If your parameters are invalid after a few iterations, your loss (and thus the gradients) might blow up which would overflow the parameters.
You could add the new loss function to my code snippet and experiment with it.
If you initialize the random data once using my code you will be able to overfit the dataset properly.

infernal_zhull · July 14, 2022, 8:56pm

So I am not sure how to make it so the loss doesn’t blow up as you say? Something I have seen in some of the neural network examples I have seen online is a nn.logsoftmax is this related to what you are suggesting I do?
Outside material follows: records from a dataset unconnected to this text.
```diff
@@ -47,6 +48,7 @@
 	bool     spec_now = false;
 	bool     has_stamps = false;
 	bool     march2_pays = false;
+	int      march2_rseg = 24;
 	bool     has_links = false, soil_on = false;
 	bool     spec_fused_kept = false;
 };
@@ -107,6 +109,12 @@
 inline bool pair_records(const PlanDomain& d, const PlanKnobs& k, const bool strip, const bool exact, const int tile_rows)
 {
 	return d.precision == 8 && k.pair_skip && !strip && !d.has_bdy && !exact && d.math_mode != HP_MATH_STRICT && tile_rows <= 32;
+}
+
+inline bool single_as_one_step(const PlanDomain& d, const BufferFacts& facts, const PlanKnobs& k)
+{
+	return k.one_step && pairs_possible(d, k) && pair_records(d, k, false, pair_exact(d, k), pair_tile_rows(d, k, d.march2_rseg)) &&
+	       facts.pair_ready(d.dynamic_dt != 0) && facts->other_stale;
 }
 
 inline bool fill_wanted(const PlanDomain& d, const BufferFacts& facts, const PlanKnobs& k)
diff --git a/hipims-ocl_amd/hipims_mi/__init__.py b/hipims-ocl_amd/hipims_mi/__init__.py
--- a/hipims-ocl_amd/hipims_mi/__init__.py
+++ b/hipims-ocl_amd/hipims_mi/__init__.py
@@ -1058,7 +1058,7 @@
         _check(self.lib, self.lib.hp_pair_stats(self.h, out), "hp_pair_stats")
         return dict(pairs=out[0], cold_starts=out[1], stamped_last=out[2], stamped_ever=out[3], tune_samples=out[4],
                     tune_switches=out[5], prefers_pairs=bool(out[6]), pair_over_single=out[7] / 1000.0, stale_used=out[8],
-                    skipped_rows=out[9], still_rows=out[10])
+                    skipped_rows=out[9], still_rows=out[10], one_steps=out[11])
 
     def kernel_timing_overhead(self):
         if not hasattr(self.lib, "hp_kernel_timing_overhead"):
```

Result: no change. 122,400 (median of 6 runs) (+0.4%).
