# PixelClear/OclPathTracer

Measured on AMD Instinct MI355X. Metric: Msamples/sec (pixels x spp / s), cornellbox.bin 1024x1024, higher is better.
Workload: dtype f32; 1 GPU; BASELINE configs[2]: cornellbox.bin 1024x1024, 256 spp, depth 16, full path; render_lanes=2, checkpointed_launches=True, staging_ring_bytes=402653184, workspace_bytes=510711120

## Files before the change

oclpathtracer_amd/csrc/pt_kernels.h:

```cpp
#pragma once

#include <hip/hip_runtime.h>
#include <stddef.h>
#include <stdint.h>

struct PtRawTriangle { float p1[4], p2[4], p3[4]; int32_t id; char pad[12]; };
struct PtRawMaterial { float albedo[4], emissive[4]; float roughness; int32_t type; char pad[24]; };
static_assert(sizeof(PtRawTriangle) == 64 && sizeof(PtRawMaterial) == 64, "record layout");

struct PtPrepTriangle {
    float p1[3];
    float e1[3];
    float e2[3];
    float pad0[3];
    float n[3];
    int32_t id;
};
static_assert(sizeof(PtPrepTriangle) == 64, "prep layout");

struct PtBvhNode {
    float lmin[3]; uint32_t link_l;
    float lmax[3]; uint32_t link_r;
    float rmin[3]; uint32_t pad0;
    float rmax[3]; uint32_t pad1;
// ... 121 lines not shown
    bool det_bounded;
    int quads;
};
hipError_t ptk_trace(const PtTraceParams& p, int num_blocks, PtSearchMode m, bool tally, bool wide, hipStream_t s);
#define PT_BVH_NEAR_EYE 4.0f
hipError_t ptk_bvh_big_raw(const PtRawTriangle* raw, const int* bigidx, int nbig, PtRawTriangle* out, hipStream_t s);
static inline size_t ptk_bvh_record_count(int ntri) { return 2 * (size_t)(ntri > 0 ? ntri : 0); }
size_t ptk_bvh_temp_bytes(int ntri);
#define PT_BVH_BIG_MAX 64
#define PT_BVH_RAY_EPS 1.2e-4f
hipError_t ptk_bvh_build(const PtRawTriangle* raw, const PtPrepTriangle* prep, int ntri, PtBvh8Node* recs,
                         PtPrepTriangle* bigtab, int* bigidx, int* nbig_dev, PtBvhGrid* grid_dev, unsigned* used_dev, void* temp, size_t temp_bytes,
                         hipStream_t s);
#define PT_DET_BOUND_MAX 2.0e19f
#define PT_BVH_AUTO_MIN 512
hipError_t ptk_fold(const PtFoldParams& p, hipStream_t s);
hipError_t ptk_assemble_stripes(const float4* gathered, float4* image, int width, int height, int stripe_rows,
                                int n_ranks, int slab_rows, hipStream_t s);
hipError_t ptk_tonemap_ppm(const float4* fb, int32_t* rgb, size_t npix, hipStream_t s);
hipError_t ptk_fill_i32(int32_t* dst, int32_t value, int n, hipStream_t s);
hipError_t ptk_math(const float* in, float* out, int n, hipStream_t s);
hipError_t ptk_fold_check(unsigned long long* out, int mode, unsigned first, unsigned long long count, hipStream_t s);
hipError_t ptk_shade_check(unsigned long long* out, int mode, unsigned first, unsigned long long count, hipStream_t s);
struct PtQueryParams {
    PtTraceParams t;
    const float4* rays;
    void* out;
    uint32_t nrays;
    int32_t occluded;
};
hipError_t ptk_query(const PtQueryParams& q, int bvh_blocks, PtSearchMode m, bool any, hipStream_t s);
int ptk_query_bvh_blocks_per_cu(void);
struct PtAoParams {
    PtTraceParams t;
    PtLensCamera cam;
    unsigned long long* counts;
    uint32_t npix;
    uint32_t nitems;
    int32_t frame0;
    int32_t K;
    float tlim;
};
#pragma clang diagnostic push
#pragma clang diagnostic ignored "-Winvalid-offsetof"
static_assert(offsetof(PtAoParams, cam) == sizeof(PtTraceParams), "PtAoParams begins { t, cam }");
#pragma clang diagnostic pop
// ... 142 lines not shown
```
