PTO_API int pto_mnist_ddp_sgd(float* p, float* g, float* m, int n, int c1, int zero_from, float* rep, int nrep,
                              const float* lr, float mom, float wd, float gscale, int nesterov, long long* bidx,
                              long long nbatches, hipStream_t s) {
  if (n % 4 || c1 % 4 || zero_from % 4 || c1 < 0 || c1 >= n || !lr || nrep < 1 || nrep > C1_MAXREP ||
      (nrep > 1 && !rep) || (bidx && nbatches < 1))
    return -1;
  if ((((uintptr_t)p) | ((uintptr_t)g) | ((uintptr_t)m) | ((uintptr_t)rep)) & 15) return -1;
  hipLaunchKernelGGL(k_ddp_sgd, dim3((n / 4 + 255) / 256), dim3(256), 0, s, p, g, m, n, c1, zero_from, rep, nrep,
                     sgd_args(lr, mom, wd, gscale, nesterov), bidx, nbatches);
  LAUNCH_CHECK();
}

PTO_API int pto_conv2_bwd(const float* g2, const uint8_t* code2, const float* a1p, const float* w2, float* gw2,
                          float* gb2, float* da1p, int B, int parts, const float* x, const long long* bidx,
                          const uint8_t* code1, float* gw1, float* gb1, hipStream_t s) {
  if ((parts & 2) && (((uintptr_t)w2) & 7)) return -1;
  const int nA = (parts & 1) ? ((B + B2_CHUNK - 1) / B2_CHUNK) * 32 : 0;
  const int nB = (parts & 2) ? B * B2_ICG : 0;
  const int nC = (parts & 4) ? (C2 + 3) / 4 : 0;
  const size_t ldsA = (parts & 1) ? wgrad_lds_floats<B2_CHUNK, 1>() * sizeof(float) : 0;
  const size_t ldsB = (parts & 2) ? B2_LDS_FLOATS * sizeof(float) : 0;
  const size_t lds = ldsA > ldsB ? ldsA : ldsB;
  if (nA + nB + nC == 0) return 0;
  hipLaunchKernelGGL(k_conv2_bwd, dim3(nA + nB + nC), dim3(256), lds, s, g2, code2, a1p, w2, gw2, gb2, da1p, B, nA,
                     nB, nC, x, bidx, code1, (parts & 2) ? gw1 : nullptr, gb1);
  LAUNCH_CHECK();
}

PTO_API int pto_fc2_ce_dx(const float* h1, const float* w2, const float* b2, const int64_t* labels, const float* w1,
                          float* loss_rows, float* dlogits, float* dh1, float* da2p, int B, float inv_b,
                          const long long* bidx, float* p1, float* g1, float* m1, int n1, const int* pending,
                          const float* lr, float mom, float wd, float gscale, int nesterov, float* rep, int nrep,
                          int rep_stride, int* zero_word, const float* st_x, float* st_xnext, long long st_nb,
                          const float* b1, float* h1out, hipStream_t s) {
  if (b1 && (!h1out || ((((uintptr_t)b1) | ((uintptr_t)h1out)) & 15))) return -1;
  if (n1 % 4 || rep_stride % 4 || ((((uintptr_t)p1) | ((uintptr_t)g1) | ((uintptr_t)m1) | ((uintptr_t)rep)) & 15))
    return -1;
  if ((((uintptr_t)h1) | ((uintptr_t)w2)) & 15) return -1;
  if (nrep < 1 || nrep > C1_MAXREP || (nrep > 1 && !rep)) return -1;
  if (st_xnext && (!st_x || !bidx || st_nb < 1 || ((((uintptr_t)st_x) | ((uintptr_t)st_xnext)) & 15))) return -1;
  Conv1Commit cm{p1, g1, m1, n1, pending, sgd_args(lr, mom, wd, gscale, nesterov), rep, nrep, rep_stride, zero_word};
  const BatchStage st{st_x, st_xnext, st_nb, B * 784 / 4};
  const int nblk = ((B + 15) / 16) * ((F1IN + 15) / 16);
  hipLaunchKernelGGL(k_fc2_ce_dx_mf, dim3(nblk + 1 + (st_xnext ? STAGE_BLOCKS : 0)), dim3(FDX_WAVES * 64), 0, s, h1,
                     w2, b2, labels, w1, loss_rows, dlogits, dh1, da2p, B, inv_b, bidx, cm, st, b1, h1out);
  LAUNCH_CHECK();
}

PTO_API int pto_conv1_bwd(const float* g1, const uint8_t* code1, const float* x, float* gw1, float* gb1, int B,
                          const long long* bidx, hipStream_t s) {
  const int nblk = C1 * ((B + B1_CHUNK - 1) / B1_CHUNK);
  hipLaunchKernelGGL(k_conv1_bwd, dim3(nblk), dim3(256), 0, s, g1, code1, x, gw1, gb1, B, bidx);
  LAUNCH_CHECK();
}

PTO_API int pto_conv1_bwd_data(const float* g1, const uint8_t* code1, const float* w, float* dx, int B,
                               hipStream_t s) {
  hipLaunchKernelGGL(k_conv1_bwd_data, dim3((B * 784 + 255) / 256), dim3(256), 0, s, g1, code1, w, dx, B);
  LAUNCH_CHECK();
}

PTO_API int pto_eval_head(const float* logp, const int64_t* labels, float* stats, int B, hipStream_t s) {
  hipLaunchKernelGGL(k_eval_head, dim3((B + 255) / 256), dim3(256), 0, s, logp, labels, stats, B);
  LAUNCH_CHECK();
}

#ifndef PTO_BWD_WCHUNK
#define PTO_BWD_WCHUNK 5
#endif
constexpr int BWD_WCHUNK = PTO_BWD_WCHUNK;
constexpr int BWD_WNTW = 1;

Also I have implemented the new loss function but not sure if I am using it correctly.

pos_weight = torch.ones([1])

criterionBCE = nn.BCEWithLogitsLoss(pos_weight=pos_weight)

inputData = torch.tensor(trainingData.drop(['Weight', 'Label'], axis=1).values, dtype=float)
outputData = torch.tensor(trainingData['Label'].values, dtype=torch.long)
listIn = torch.chunk(inputData, 25000, dim=0)
listOut = torch.chunk(outputData, 25000, dim=0)

epochs = 1000

print(model[0].weight)

for i in tqdm(range(epochs)):
    x = listIn[i]
    y = listOut[i].reshape([10, 1])

    outData = model(x.float())
    
    optimizer.zero_grad()

    loss = criterionBCE(outData, y.float())

    loss.backward()

    optimizer.step()

    if (i % 1 == 0):
        yList.append(loss.item())
        xList.append(i)

print(model[0].weight)

The way I made it is just by blindly following guides and seeing what other people do, but I don’t know how it works or if I am even using it the intended way.

Also going back to a previous point with the output layer of the model, should I keep the output layer to be nn.Linear(60, 2) or make it (60, 1). And followup question if I am to keep it (60, 2) should I make my true value reflect that? A thought I had since I want the nn to identify if the event is a signal or background make the true data have two columns one for if its a signal event and one for if its a column event and set the corresponding column value to 1 and the other 0?

Another question for how I am splitting up the training data, should I be feeding it to the model in these “batches” of 10? Is this normal or is there some better way I should be doing this.